Task brief:
In the listing below, the lines starting with the line with "a.img = img_nchw;" and going on through the line with "ymi_first_conv_bwd_workspace(int64_t n, int64_t" are to be reproduced exactly, and only those.

---------------

extern "C" int ymi_first_conv_bn_act_fwd(const float* img_nchw, int64_t n, int64_t c, int64_t h, int64_t w, const float* weight_oihw, int64_t cout,
                                         const float* gamma, const float* beta, float* running_mean, float* running_var, float momentum, float eps,
                                         int32_t act, const ymi_tensor* x4, const ymi_tensor* out, float* save_mean, float* save_invstd,
                                         void* workspace, size_t workspace_bytes, void* stream) {
    YMI_CHECK_ARG(img_nchw && weight_oihw && ymi_tensor_ok(out) && ymi_tensor_ok(x4) && workspace, "first_conv: bad argument");
    YMI_CHECK_ARG(((uintptr_t)img_nchw & 15) == 0, "first_conv: 16-byte aligned image");
    FirstConvArgs a{};
    a.act = act;
    int rc = fc_geometry(a, n, c, h, w, cout);
    if (rc) return rc;
    YMI_CHECK_ARG(out->dtype == YMI_BF16 && out->n == n && out->h == a.Ho && out->w == a.Wo && out->c == cout && out->ld % 8 == 0 && ((uintptr_t)out->data & 15) == 0,
                  "first_conv: output must be bfloat16 [n, cout, h/2, w/2] NHWC with 16-byte aligned rows");
    YMI_CHECK_ARG(x4->dtype == YMI_BF16 && x4->n == n && x4->h == h && x4->w == w && x4->c == 4 && x4->ld == 4 && ((uintptr_t)x4->data & 15) == 0,
                  "first_conv: the image copy must be dense bfloat16 [n, 4, h, w] NHWC");
    const int64_t blocks = a.total;
    const size_t need = (size_t)(2 * cout + (blocks + 64) * 2 * cout) * sizeof(float);
    if (workspace_bytes < need) {
        ymi_set_error("first_conv: workspace %zu < %zu bytes", workspace_bytes, need);
        return YMI_EWORKSPACE;
    }
    float* scale = reinterpret_cast<float*>(workspace);
    float* shift = scale + cout;
    a.img = img_nchw; a.w = weight_oihw; a.x4 = x4->data; a.partials = shift + cout;
    hipStream_t s = (hipStream_t)stream;
    rc = fc_launch<FC_STATS>(a, cout, (unsigned)blocks, s);
    if (rc) return rc;
    rc = ymi_bn_finalize(a.partials, blocks, n * a.Ho * a.Wo, cout, gamma, beta, running_mean, running_var, momentum, eps, scale, shift, save_mean, save_invstd, stream);
    if (rc) return rc;
    a.out = out->data; a.ldout = out->ld; a.v0 = scale; a.v1 = shift;
    return fc_launch<FC_APPLY>(a, cout, (unsigned)blocks, s);
}

extern "C" int64_t ymi_first_conv_bwd_workspace(int64_t n, int64_t h, int64_t w, int64_t cout) {
    const int64_t blocks = ymi_first_conv_stat_blocks(n, h, w), wgs = (blocks + FC_WG_TILES - 1) / FC_WG_TILES;
    return (int64_t)sizeof(float) * (blocks * 2 * cout + 5 * cout + wgs * cout * 72) + 1024;
}
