#ifndef CDR_DEPTH
#define CDR_DEPTH 1
#endif
#ifndef CDR_TYPED
#define CDR_TYPED 1
#endif
#ifndef CDR_WPE
#define CDR_WPE 3
#endif
#ifndef CDR_LDS_ACT_MAX
#define CDR_LDS_ACT_MAX 1
#endif
#ifndef CDR_LDS_TIM_MAX
#define CDR_LDS_TIM_MAX 4
// ... 2235 lines not shown
    if (reg0 && carry) {
      launch_reg<CDR_REG0_NA, CDR_REG0_NT, CDR_REG0_NX, CDR_SLICE_REG0, 3, true>(tasks, gr0, sx(3), out_list(Lr0, 3, 1));
      carry_tail(3, gr0, sx(3), true);
    } else if (reg0) {
      typedef RegLds<CDR_REG0_NA, CDR_REG0_NT, CDR_REG0_NX> LY;
      if (cls) {
        typedef ClsLds<CDR_REG0_NA, CDR_REG0_NT, CDR_REG0_NX> LC;
        if (tasks)
          hipLaunchKernelGGL((k_replay_cls<CDR_REG0_NA, CDR_REG0_NT, CDR_REG0_NX, CDR_SLICE_REG0, CDR_WPE_CLS_T, false, true>),
                             gr0, dim3(CDR_SLICE_WIDTH), LC::bytes + CLS_TQ_BYTES, sx(3), with_list(Lr0, 3));
        else
          hipLaunchKernelGGL((k_replay_cls<CDR_REG0_NA, CDR_REG0_NT, CDR_REG0_NX, CDR_SLICE_REG0, CDR_WPE_CLS0>), gr0,
                             dim3(CDR_SLICE_WIDTH), LC::bytes, sx(3), with_list(Lr0, 3));
      }
      if (cls && tasks)
        hipLaunchKernelGGL(k_tasks_merge<CDR_SLICE_REG0>, gr0, dim3(CDR_SLICE_WIDTH), 9 * 65 * 8, sx(3), Lr0);
      if (tasks && !cls)
        hipLaunchKernelGGL((k_replay_reg<CDR_REG0_NA, CDR_REG0_NT, CDR_REG0_NX, CDR_SLICE_REG0, CDR_WPE_REG, false, true>), gr0,
                           dim3(CDR_SLICE_WIDTH), LY::bytes, sx(3), Lr0);
      else if (!cls)
        hipLaunchKernelGGL((k_replay_reg<CDR_REG0_NA, CDR_REG0_NT, CDR_REG0_NX, CDR_SLICE_REG0, 3>), gr0, dim3(CDR_SLICE_WIDTH), LY::bytes, sx(3),
                           Lr0);
    }
        break;
      case 4:
    if (fst && tasks) hipLaunchKernelGGL(k_replay_fast<true>, gf, dim3(CDR_SLICE_WIDTH), FAST_LDS_BYTES + FAST_TBUF_BYTES, sx(4), Lf);
    else if (fst) hipLaunchKernelGGL(k_replay_fast<false>, gf, dim3(CDR_SLICE_WIDTH), FAST_LDS_BYTES, sx(4), Lf);
        break;
      case 5:
    if (reg1 && carry) {
      launch_reg<CDR_REG_NA, CDR_REG_NT, CDR_REG_NX, CDR_SLICE_REG, CDR_WPE_REG, true>(tasks, gr1, sx(5), out_list(Lr1, 5, 1));
      carry_tail(5, gr1, sx(5), true);
    } else if (reg1) {
      typedef RegLds<CDR_REG_NA, CDR_REG_NT, CDR_REG_NX> LY;
      if (cls) {
        typedef ClsLds<CDR_REG_NA, CDR_REG_NT, CDR_REG_NX> LC;
        if (tasks)
          hipLaunchKernelGGL((k_replay_cls<CDR_REG_NA, CDR_REG_NT, CDR_REG_NX, CDR_SLICE_REG, CDR_WPE_CLS_T, false, true>),
                             gr1, dim3(CDR_SLICE_WIDTH), LC::bytes + CLS_TQ_BYTES, sx(5), with_list(Lr1, 5));
        else
          hipLaunchKernelGGL((k_replay_cls<CDR_REG_NA, CDR_REG_NT, CDR_REG_NX, CDR_SLICE_REG, CDR_WPE_CLS>), gr1,
                             dim3(CDR_SLICE_WIDTH), LC::bytes, sx(5), with_list(Lr1, 5));
      }
      if (cls && tasks)
        hipLaunchKernelGGL(k_tasks_merge<CDR_SLICE_REG>, gr1, dim3(CDR_SLICE_WIDTH), 9 * 65 * 8, sx(5), Lr1);
      if (tasks && !cls)
        hipLaunchKernelGGL((k_replay_reg<CDR_REG_NA, CDR_REG_NT, CDR_REG_NX, CDR_SLICE_REG, CDR_WPE_REG, false, true>), gr1,
                           dim3(CDR_SLICE_WIDTH), LY::bytes, sx(5), Lr1);
      else if (!cls)
        hipLaunchKernelGGL((k_replay_reg<CDR_REG_NA, CDR_REG_NT, CDR_REG_NX, CDR_SLICE_REG>), gr1, dim3(CDR_SLICE_WIDTH), LY::bytes, sx(5),
                           Lr1);
    }
        break;
    }
  };
  auto launch_retry = [&](int i) {
    if (!cls || !cls_fb || carry) return;
    switch (i) {
      case 6:
        if (par && !tasks) {
          typedef RegLds<CDR_REG2_NA, CDR_REG_NT, CDR_REG_NX> LY;
          cdr_launch Lp = L;
          Lp.s0 = 0;
          hipLaunchKernelGGL((k_replay_reg<CDR_REG2_NA, CDR_REG_NT, CDR_REG_NX, CDR_SLICE_PAR>), retry_grid(dim3(npar)),
                             dim3(CDR_SLICE_WIDTH), LY::bytes, st, retry_of(with_list(Lp, 6)));
        }
        break;
      case 1:
        if (reg2) {
          typedef RegLds<CDR_REG2_NA, CDR_REG_NT, CDR_REG_NX> LY;
          if (tasks)
            hipLaunchKernelGGL((k_replay_reg<CDR_REG2_NA, CDR_REG_NT, CDR_REG_NX, CDR_SLICE_REG2, CDR_WPE_REG, false, true>),
                               retry_grid(gr2), dim3(CDR_SLICE_WIDTH), LY::bytes, st, retry_of(with_list(Lr2, 1)));
          else
            hipLaunchKernelGGL((k_replay_reg<CDR_REG2_NA, CDR_REG_NT, CDR_REG_NX, CDR_SLICE_REG2>), retry_grid(gr2),
                               dim3(CDR_SLICE_WIDTH), LY::bytes, st, retry_of(with_list(Lr2, 1)));
        }
        break;
      case 3:
        if (reg0) {
          typedef RegLds<CDR_REG0_NA, CDR_REG0_NT, CDR_REG0_NX> LY;
          if (tasks)
            hipLaunchKernelGGL((k_replay_reg<CDR_REG0_NA, CDR_REG0_NT, CDR_REG0_NX, CDR_SLICE_REG0, CDR_WPE_REG, false, true>),
                               retry_grid(gr0), dim3(CDR_SLICE_WIDTH), LY::bytes, st, retry_of(with_list(Lr0, 3)));
          else
            hipLaunchKernelGGL((k_replay_reg<CDR_REG0_NA, CDR_REG0_NT, CDR_REG0_NX, CDR_SLICE_REG0, 3>), retry_grid(gr0),
                               dim3(CDR_SLICE_WIDTH), LY::bytes, st, retry_of(with_list(Lr0, 3)));
        }
        break;
      case 5:
        if (reg1) {
          typedef RegLds<CDR_REG_NA, CDR_REG_NT, CDR_REG_NX> LY;
          if (tasks)
            hipLaunchKernelGGL((k_replay_reg<CDR_REG_NA, CDR_REG_NT, CDR_REG_NX, CDR_SLICE_REG, CDR_WPE_REG, false, true>),
                               retry_grid(gr1), dim3(CDR_SLICE_WIDTH), LY::bytes, st, retry_of(with_list(Lr1, 5)));
          else
            hipLaunchKernelGGL((k_replay_reg<CDR_REG_NA, CDR_REG_NT, CDR_REG_NX, CDR_SLICE_REG>), retry_grid(gr1),
                               dim3(CDR_SLICE_WIDTH), LY::bytes, st, retry_of(with_list(Lr1, 5)));
        }
        break;
    }
  };
  bool issued[cdr_ctx::N_SIDE] = {};
  if (gating) {
    for (int j = 0; j < cdr_ctx::N_SIDE; j++) {
      const int i = order[j] - '0';
      if ((gate && i == 6) || (gate2 && i == 1)) {
        launch_class(i);
        HIPCHK(hipGetLastError());
        issued[i] = true;
      }
    }
    hipStream_t waited[cdr_ctx::N_SIDE + 1];
    int nw = 0;
    for (int q = 0; q < 6; q++) {
      if (!on[q] || q == 1 || (gate && sx(q) == sx(6)) || (gate2 && sx(q) == sx(1))) continue;
      bool dup = false;
      for (int r = 0; r < nw; r++) dup |= waited[r] == sx(q);
      if (dup) continue;
      waited[nw++] = sx(q);
      HIPCHK(hipStreamWaitValue32(sx(q), rws + 15, gate_n, hipStreamWaitValueGte, 0xFFFFFFFFu));
    }
  }
  for (int j = 0; j < cdr_ctx::N_SIDE; j++) {
    const int i = order[j] - '0';
    if (issued[i]) continue;
    launch_class(i);
    HIPCHK(hipGetLastError());
  }
  for (int j = 0; j < cdr_ctx::N_SIDE; j++)
    if (used[j]) {
      HIPCHK(hipEventRecord(c->join[j], c->side[j]));
      HIPCHK(hipStreamWaitEvent(st, c->join[j], 0));
    }
  for (int i : {6, 1, 3, 5}) launch_retry(i);
  HIPCHK(hipGetLastError());
  HIPCHK(hipEventRecord(ring ? c->ring[c->ring_used + 1] : c->ev[1], st));
  if (ring) {
    c->ring_used += 2;
    HIPCHK(hipEventRecord(c->ev[0], st));
    HIPCHK(hipEventRecord(c->ev[1], st));
  }
  const uint32_t fb = (in->n_wfs + 255) / 256;
  const bool all_fast = fst && kinds == 1 && in->n_fast_slices == blocks && gf.x == blocks && !carry && !rws;
  if (fb && !all_fast) hipLaunchKernelGGL(k_tables, dim3(fb), dim3(256), 0, st, *in, *out);
  HIPCHK(hipGetLastError());
  if (fb) hipLaunchKernelGGL(k_finalize, dim3(fb), dim3(256), 0, st, *in, *out);
  HIPCHK(hipGetLastError());
  HIPCHK(hipEventRecord(c->ev[2], st));
  c->timed = true;
  return CDR_API_OK;
}
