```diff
@@ -279,8 +280,10 @@
       ctx_g.on_segment = segment_done
       if DEFER_WGRAD_REDUCE:
         ctx_g.wgrad_defer = []
+        ctx_g.sn_dots_slabs = SN_DOTS_SLABS
       ctx_g.backward()
       ctx_g.on_segment = None
+      ctx_g.sn_dots_slabs = False
       ctx_g.wgrad_defer = None
       with torch.cuda.stream(opt):
         opt.wait_stream(main)
@@ -291,9 +294,12 @@
     elif sync is None:
       if DEFER_WGRAD_REDUCE:
         ctx_g.wgrad_defer = []
-      ctx_g.backward()
+        ctx_g.sn_dots_slabs = SN_DOTS_SLABS
+      ctx_g.backward(keep_parked=True)
       ctx_g.wgrad_defer = None
+      ctx_g.sn_dots_slabs = False
       G.spectral.backward_fixup(dots_only=FUSED_SN_CLIP)
+      nn.flush_wgrad_reduces(ctx_g, parked=True)
       self._update_all(self.g_optimizer, FUSED_SN_CLIP, ema_theta, ema_omd)
       g_norm = self.g_optimizer.mean_clipped_norm(GRAD_CLIP_NORM).clone()
       self._update_all(self.d_optimizer, False, None, 0.0)
@@ -320,8 +326,10 @@
       ctx_g.after_collective = sync.pump
       if DEFER_WGRAD_REDUCE:
         ctx_g.wgrad_defer = []
+        ctx_g.sn_dots_slabs = SN_DOTS_SLABS
       ctx_g.backward()
       ctx_g.on_segment = None
+      ctx_g.sn_dots_slabs = False
       ctx_g.after_collective = None
       ctx_g.wgrad_defer = None
       main.wait_stream(opt)
```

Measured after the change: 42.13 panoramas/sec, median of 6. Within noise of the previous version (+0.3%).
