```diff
@@ -580,12 +644,24 @@
         std::fprintf(stderr, "   a frame's transfer was finished %.3f ms (mean) before its first kernel started; %d of %d frames started within 0.05 ms of it (they waited for the link)\n",
                      lead_sum_us.load() * 1e-3 / batch, late_frames.load(), batch);
     (void)hipStreamSynchronize(c->copy_stream);
+    acct.drained = since_entry();
+    {
+        std::lock_guard<std::mutex> lk(rel_mu);
+        rel_quit = true;
+    }
+    rel_cv.notify_all();
     helpers.join();
+    acct.released_early = rel_early.load();
+    acct.helpers_joined = since_entry();
     if (reg_slow.load() >= 2) c->register_slow_calls = 32;
     if (reg_frames)
         for (int i = 0; i < batch; ++i)
-            if (reg_ready[(size_t)i].load(std::memory_order_acquire) == 1 && hipHostUnregister(reinterpret_cast<void*>(plan[(size_t)i].lo)) != hipSuccess)
-                (void)hipGetLastError();
+            if (reg_ready[(size_t)i].load(std::memory_order_acquire) == 1) {
+                ++acct.released_at_close;
+                if (hipHostUnregister(reinterpret_cast<void*>(plan[(size_t)i].lo)) != hipSuccess)
+                    (void)hipGetLastError();
+            }
+    acct.unregistered = since_entry();
 }
 
 const std::string& BatchUploader::end() {
```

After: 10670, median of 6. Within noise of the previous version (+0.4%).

---------------

Answer to the exercise:
    a.img = img_nchw; a.w = weight_oihw; a.x4 = x4->data; a.partials = shift + cout;
    hipStream_t s = (hipStream_t)stream;
    rc = fc_launch<FC_STATS>(a, cout, (unsigned)blocks, s);
    if (rc) return rc;
    rc = ymi_bn_finalize(a.partials, blocks, n * a.Ho * a.Wo, cout, gamma, beta, running_mean, running_var, momentum, eps, scale, shift, save_mean, save_invstd, stream);
    if (rc) return rc;
    a.out = out->data; a.ldout = out->ld; a.v0 = scale; a.v1 = shift;
    return fc_launch<FC_APPLY>(a, cout, (unsigned)blocks, s);
}

extern "C" int64_t ymi_first_conv_bwd_workspace(int64_t n, int64_t h, int64_t w, int64_t cout) {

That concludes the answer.